__device__ static inline void acc_fixed_add(unsigned long long* __restrict__ acc, unsigned int set, int lane, double mk, double scale) {
    if (lane < PCR_NMOM - 1 && mk != 0.0)
        atomicAdd(acc + (size_t)(set % ACC_SETS) * PCR_NMOM + lane, (unsigned long long)to_fixed(mk, scale));
}

__device__ static inline void acc_fixed_add_ll(unsigned long long* __restrict__ acc, unsigned int set, int lane, long long v) {
    if (lane < PCR_NMOM - 1 && v != 0) atomicAdd(acc + (size_t)(set % ACC_SETS) * PCR_NMOM + lane, (unsigned long long)v);
}

__device__ static inline unsigned long long ld_dev(const unsigned long long* p) {
    return __hip_atomic_load(p, __ATOMIC_RELAXED, __HIP_MEMORY_SCOPE_AGENT);
}
__device__ static inline void st_dev(unsigned long long* p, unsigned long long v) {
    __hip_atomic_store(p, v, __ATOMIC_RELAXED, __HIP_MEMORY_SCOPE_AGENT);
}

union pass_lds {
    wtile_lds t;
    hard_lds h;
    double xch[WT_Q * (PCR_NMOM - 1)];
    long long xll[WT_Q * (PCR_NMOM - 1)];
};

__device__ __forceinline__ static void pass_serve_item(const pcr_grid_view& gv, pass_lds* L, const int lane, const unsigned long long w, const double max_d2,
                                                       const pass_args& A, unsigned int* __restrict__ res_pos, unsigned long long* __restrict__ dbg,
                                                       const unsigned int dbg_slot, const unsigned long long t_start) {
    const unsigned int w_lo = (unsigned int)w, w_hi = (unsigned int)(w >> 32);
    const double ax = __hiloint2double(__builtin_amdgcn_readlane((int)w_hi, 0), __builtin_amdgcn_readlane((int)w_lo, 0));
    const double ay = __hiloint2double(__builtin_amdgcn_readlane((int)w_hi, 1), __builtin_amdgcn_readlane((int)w_lo, 1));
    const double az = __hiloint2double(__builtin_amdgcn_readlane((int)w_hi, 2), __builtin_amdgcn_readlane((int)w_lo, 2));
    const unsigned int qi = (unsigned int)__builtin_amdgcn_readlane((int)w_lo, 3);
    const float cand_b2 = __uint_as_float((unsigned int)__builtin_amdgcn_readlane((int)w_hi, 3));
    const unsigned long long h_t0 = dbg ? __builtin_amdgcn_s_memtime() : 0;
    unsigned int h_steps = 0, h_pts = 0;
    int s_level0 = 0;
    double bd2;
    long long bid;
    unsigned int bpos;
    const bool have_cand = cand_b2 < INFINITY;
    double win[3];
    hard_search(gv, &L->h, lane, ax, ay, az, have_cand ? fmin((double)cand_b2, max_d2) : max_d2, have_cand, bd2, bid, bpos, h_steps, h_pts, s_level0, win);
    wave_sync();
    if (bpos != POS_NONE) {
        if (lane == 0) {
            pcr_pt b;
            b.x = win[0]; b.y = win[1]; b.z = win[2]; b.id = 0;
            A.prev_xyz[qi] = wt_xyz{b.x, b.y, b.z};
            double m[PCR_NMOM];
#pragma unroll
            for (int k = 0; k < PCR_NMOM; ++k) m[k] = 0.0;
            moments_add(m, gv.origin, ax, ay, az, b, max_d2, 1);
#pragma unroll
            for (int k = 0; k < PCR_NMOM - 1; ++k) L->xch[k] = m[k];
        }
        wave_sync();
        acc_fixed_add(A.acc, qi, lane, lane < PCR_NMOM - 1 ? L->xch[lane] : 0.0, A.scale);
        wave_sync();
    }
    if (lane == 0) {
        res_pos[qi] = bpos;
        if (dbg && dbg_slot < 60000) {
            dbg[(1 << 17) + dbg_slot * 4 + 0] = __builtin_amdgcn_s_memtime() - h_t0;
            dbg[(1 << 17) + dbg_slot * 4 + 1] = ((unsigned long long)h_steps << 32) | (unsigned int)((h_t0 - t_start) >> 4);
            dbg[(1 << 17) + dbg_slot * 4 + 2] = h_pts;
            dbg[(1 << 17) + dbg_slot * 4 + 3] = (unsigned long long)have_cand | ((unsigned long long)(s_level0 + 1) << 8);
        }
    }
}

__device__ __forceinline__ static void pass_finish(const pcr_grid_view& gv, pass_lds* L, const int lane, const pass_args& A, unsigned long long* root,
                                                   unsigned long long* __restrict__ dbg) {
    constexpr int HEAD_WORDS = (int)(pcr::ICP_STATE_HEAD_BYTES / 8);
    static_assert(pcr::ICP_STATE_HEAD_BYTES % 8 == 0 && HEAD_WORDS <= 64, "state head: one word per lane");
    double* const head = L->xch + 32;
    unsigned long long hw = 0, err_w = 0;
    if (lane < HEAD_WORDS) hw = reinterpret_cast<const unsigned long long*>(A.st)[lane];
    if (lane == 63) err_w = ld_dev(root + 16);
    const int mom = lane % PCR_NMOM, part = lane / PCR_NMOM;
    long long sum = 0;
    if (part < 3) {
        constexpr int PER = (ACC_SETS + 2) / 3;
        unsigned long long v[PER];
#pragma unroll
        for (int j = 0; j < PER; ++j) {
            const int set = part + 3 * j;
            v[j] = set < ACC_SETS ? ld_dev(A.acc + (size_t)set * PCR_NMOM + mom) : 0ull;
        }
#pragma unroll
        for (int j = 0; j < PER; ++j) {
            const int set = part + 3 * j;
            if (v[j]) st_dev(A.acc + (size_t)set * PCR_NMOM + mom, 0ull);
            sum += (long long)v[j];
        }
    }
    if (dbg && lane == 0) dbg[(1 << 19) - 4] = __builtin_amdgcn_s_memrealtime();
    sum += __shfl(sum, lane + PCR_NMOM, 64) + __shfl(sum, lane + 2 * PCR_NMOM, 64);
    wave_sync();
    if (dbg && lane == 0) dbg[(1 << 19) - 3] = __builtin_amdgcn_s_memrealtime();
    if (lane < PCR_NMOM) L->xch[lane] = (double)sum * A.inv_scale;
    if (lane < HEAD_WORDS) reinterpret_cast<unsigned long long*>(head)[lane] = hw;
    const bool gave_up = __builtin_amdgcn_readlane((int)(unsigned int)err_w, 63) != 0;
    wave_sync();
    if (lane == 0) {
        pcr_icp_dev_state* hs = reinterpret_cast<pcr_icp_dev_state*>(head);
        if (gave_up) { hs->status = PCR_E_HIP; hs->stop = 1; st_dev(root + 16, 0ull); }
        else pcr::icp_step(hs, L->xch, gv.origin, A.la, A.st->r_diff, A.st->t_diff);
    }
    wave_sync();
    if (dbg && lane == 0) dbg[(1 << 19) - 2] = __builtin_amdgcn_s_memrealtime();
    if (A.plog && lane == 0 && A.pass_id < (unsigned int)PCR_ICP_MAX_LOG) A.plog[A.pass_id] = (unsigned int)__builtin_amdgcn_s_memrealtime();
    if (lane < HEAD_WORDS) reinterpret_cast<unsigned long long*>(A.st)[lane] = reinterpret_cast<const unsigned long long*>(head)[lane];
    if (dbg && lane == 0) dbg[(1 << 19) - 1] = __builtin_amdgcn_s_memrealtime();
    if (A.host_block) {
        const int stop_now = reinterpret_cast<const pcr_icp_dev_state*>(head)->stop;
        if (A.notify || stop_now) {
            asm volatile("s_waitcnt vmcnt(0)" ::: "memory");
            wave_sync();
            constexpr int STATE_WORDS = (int)(sizeof(pcr_icp_dev_state) / 8);
            if (lane < HEAD_WORDS) A.host_block[lane] = reinterpret_cast<const unsigned long long*>(head)[lane];
            for (int w = HEAD_WORDS + lane; w < STATE_WORDS; w += 64) A.host_block[w] = ld_dev(reinterpret_cast<const unsigned long long*>(A.st) + w);
            if (A.plog)
                for (int w = lane; w < PASS_LOG_WORDS / 2; w += 64) A.host_block[HOST_LOG_OFF / 8 + w] = ld_dev(reinterpret_cast<const unsigned long long*>(A.plog) + w);
            __threadfence_system();
            wave_sync();
            if (lane == 0) __hip_atomic_store(A.host_block + HOST_FLAG_OFF / 8, (unsigned long long)A.pass_id + 1ull, __ATOMIC_RELEASE, __HIP_MEMORY_SCOPE_SYSTEM);
        }
    }
}

__device__ __forceinline__ static void tile_set_priority(unsigned int last_cost) {
    const unsigned int lc = (unsigned int)__builtin_amdgcn_readfirstlane((int)last_cost);
    const unsigned int c = lc & 0xffffu, had_open = lc >> 16;
    if (c > 3 * WT_PR) __builtin_amdgcn_s_setprio(3);
    else if (c > 2 * WT_PR) __builtin_amdgcn_s_setprio(2);
    else if (c > WT_PR || had_open) __builtin_amdgcn_s_setprio(1);
}
__device__ __forceinline__ static void tile_record_cost(const wt_state& S, int lane, unsigned int* tile_cost, unsigned int tile) {
    wave_sync();
    __builtin_amdgcn_s_setprio(0);
    const unsigned int n_open = (unsigned int)__popcll(__ballot(S.open && lane < WT_Q));
    if (lane == 0) tile_cost[tile] = (S.staged < 0xffffu ? S.staged : 0xffffu) | (n_open << 16);
}

struct tile_nb {
    pcr_pt b;
    bool proven, known;
};
__device__ __forceinline__ static void tile_neighbour(const pcr_pt* pts, const wt_state& S, const wt_pre& P, int lane, tile_nb& nb) {
    nb.proven = lane < WT_Q && S.won != POS_NONE;
    nb.b.x = nb.b.y = nb.b.z = 0.0; nb.b.id = 0;
    nb.known = nb.proven && S.won == P.seed_pos;
    if (nb.proven && !nb.known) nb.b = as_global(pts)[S.won];
}

__device__ __forceinline__ static unsigned long long publish_reserve(unsigned long long* sync, unsigned long long um, bool unres, int lane, unsigned int g,
                                                            unsigned int n_groups, unsigned int& tg) {
    const unsigned int rank = (unsigned int)__popcll(um & ((1ull << lane) - 1ull));
    tg = (g + rank) % n_groups;
    unsigned long long slot_w = 0;
    if (unres) slot_w = __hip_atomic_fetch_add(sync + (size_t)PASS_SYNC_STRIDE * tg, 1ull, __ATOMIC_RELAXED, __HIP_MEMORY_SCOPE_AGENT);
    return slot_w;
}
template <bool DEV_STORE>
__device__ __forceinline__ static void publish_store(unsigned long long* items, unsigned int cap, unsigned int tg, unsigned long long slot_w, const wt_state& S,
                                            unsigned int id) {
    unsigned long long* it = items + ((size_t)tg * cap + (size_t)(slot_w & Q_MASK)) * 4;
    const bool cand = !S.clamped && S.cand_pos != POS_NONE;
    auto put = [it](int k, unsigned long long v) {
        if (DEV_STORE) st_dev(it + k, v);
        else it[k] = v;
    };
    put(0, S.ax == S.ax ? (unsigned long long)__double_as_longlong(S.ax) : 0x7ff8000000000000ull);
    put(1, S.ay == S.ay ? (unsigned long long)__double_as_longlong(S.ay) : 0x7ff8000000000000ull);
    put(2, S.az == S.az ? (unsigned long long)__double_as_longlong(S.az) : 0x7ff8000000000000ull);
    put(3, (unsigned long long)id | ((unsigned long long)__float_as_uint(cand ? S.bound2 : INFINITY) << 32));
}

__device__ __forceinline__ static void tile_fold_moments(pass_lds* L, int lane, const wt_state& S, const wt_pre& P, tile_nb& nb, const double origin[3], double max_d2,
                                                wt_xyz* prev_xyz, const double& scale, unsigned long long* acc, unsigned int tile) {
    double m[PCR_NMOM];
#pragma unroll
    for (int k = 0; k < PCR_NMOM; ++k) m[k] = 0.0;
    if (nb.proven) {
        if (nb.known) { nb.b.x = P.seed_b.x; nb.b.y = P.seed_b.y; nb.b.z = P.seed_b.z; }
        else prev_xyz[S.qi] = wt_xyz{nb.b.x, nb.b.y, nb.b.z};
        moments_add(m, origin, S.ax, S.ay, S.az, nb.b, max_d2, 1);
    }
    if (lane < WT_Q) {
#pragma unroll
        for (int k = 0; k < PCR_NMOM - 1; ++k) L->xll[lane * (PCR_NMOM - 1) + k] = to_fixed(m[k], scale);
    }
    wave_sync();
    long long tot = 0;
    if (lane < PCR_NMOM - 1) {
#pragma unroll 8
        for (int j = 0; j < WT_Q; ++j) tot += L->xll[j * (PCR_NMOM - 1) + lane];
    }
    acc_fixed_add_ll(acc, tile, lane, tot);
}

struct drain_part {
    unsigned int cnt, exc, total;
};
__device__ __forceinline__ static drain_part drain_partition(const unsigned long long* sync, int lane) {
    static_assert(PASS_GROUPS <= 64, "one group per lane");
    drain_part d;
    d.cnt = lane < PASS_GROUPS ? (unsigned int)(sync[(size_t)PASS_SYNC_STRIDE * lane] & Q_MASK) : 0u;
    d.exc = wave_excl_scan_u32(d.cnt, lane, &d.total);
    return d;
}
__device__ __forceinline__ static unsigned long long drain_take(const drain_part& d, unsigned long long* items, unsigned int cap, unsigned int w_i, int lane) {
    const int grp = (int)__ffsll((long long)__ballot(((lane < PASS_GROUPS) & (d.exc <= w_i)) && w_i < d.exc + d.cnt)) - 1;
    const unsigned int idx = w_i - (unsigned int)__builtin_amdgcn_readlane((int)d.exc, grp);
    unsigned long long* it = items + ((size_t)grp * cap + idx) * 4;
    unsigned long long w = ITEM_NONE;
    if (lane < 4) {
        w = it[lane];
        it[lane] = ITEM_NONE;
    }
    return w;
}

•••••

WHAT THE EXERCISE ASKS: Your answer should hold the line with "moments_add(m, origin, S.ax, S.ay, S.az, nb.b, max_d2, 1);" and each line after it to the end of the data, retyped exactly. Include no other lines.

RESULT:
        moments_add(m, origin, S.ax, S.ay, S.az, nb.b, max_d2, 1);
    }
    if (lane < WT_Q) {
#pragma unroll
        for (int k = 0; k < PCR_NMOM - 1; ++k) L->xll[lane * (PCR_NMOM - 1) + k] = to_fixed(m[k], scale);
    }
    wave_sync();
    long long tot = 0;
    if (lane < PCR_NMOM - 1) {
#pragma unroll 8
        for (int j = 0; j < WT_Q; ++j) tot += L->xll[j * (PCR_NMOM - 1) + lane];
    }
    acc_fixed_add_ll(acc, tile, lane, tot);
}

struct drain_part {
    unsigned int cnt, exc, total;
};
__device__ __forceinline__ static drain_part drain_partition(const unsigned long long* sync, int lane) {
    static_assert(PASS_GROUPS <= 64, "one group per lane");
    drain_part d;
    d.cnt = lane < PASS_GROUPS ? (unsigned int)(sync[(size_t)PASS_SYNC_STRIDE * lane] & Q_MASK) : 0u;
    d.exc = wave_excl_scan_u32(d.cnt, lane, &d.total);
    return d;
}
__device__ __forceinline__ static unsigned long long drain_take(const drain_part& d, unsigned long long* items, unsigned int cap, unsigned int w_i, int lane) {
    const int grp = (int)__ffsll((long long)__ballot(((lane < PASS_GROUPS) & (d.exc <= w_i)) && w_i < d.exc + d.cnt)) - 1;
    const unsigned int idx = w_i - (unsigned int)__builtin_amdgcn_readlane((int)d.exc, grp);
    unsigned long long* it = items + ((size_t)grp * cap + idx) * 4;
    unsigned long long w = ITEM_NONE;
    if (lane < 4) {
        w = it[lane];
        it[lane] = ITEM_NONE;
    }
    return w;
}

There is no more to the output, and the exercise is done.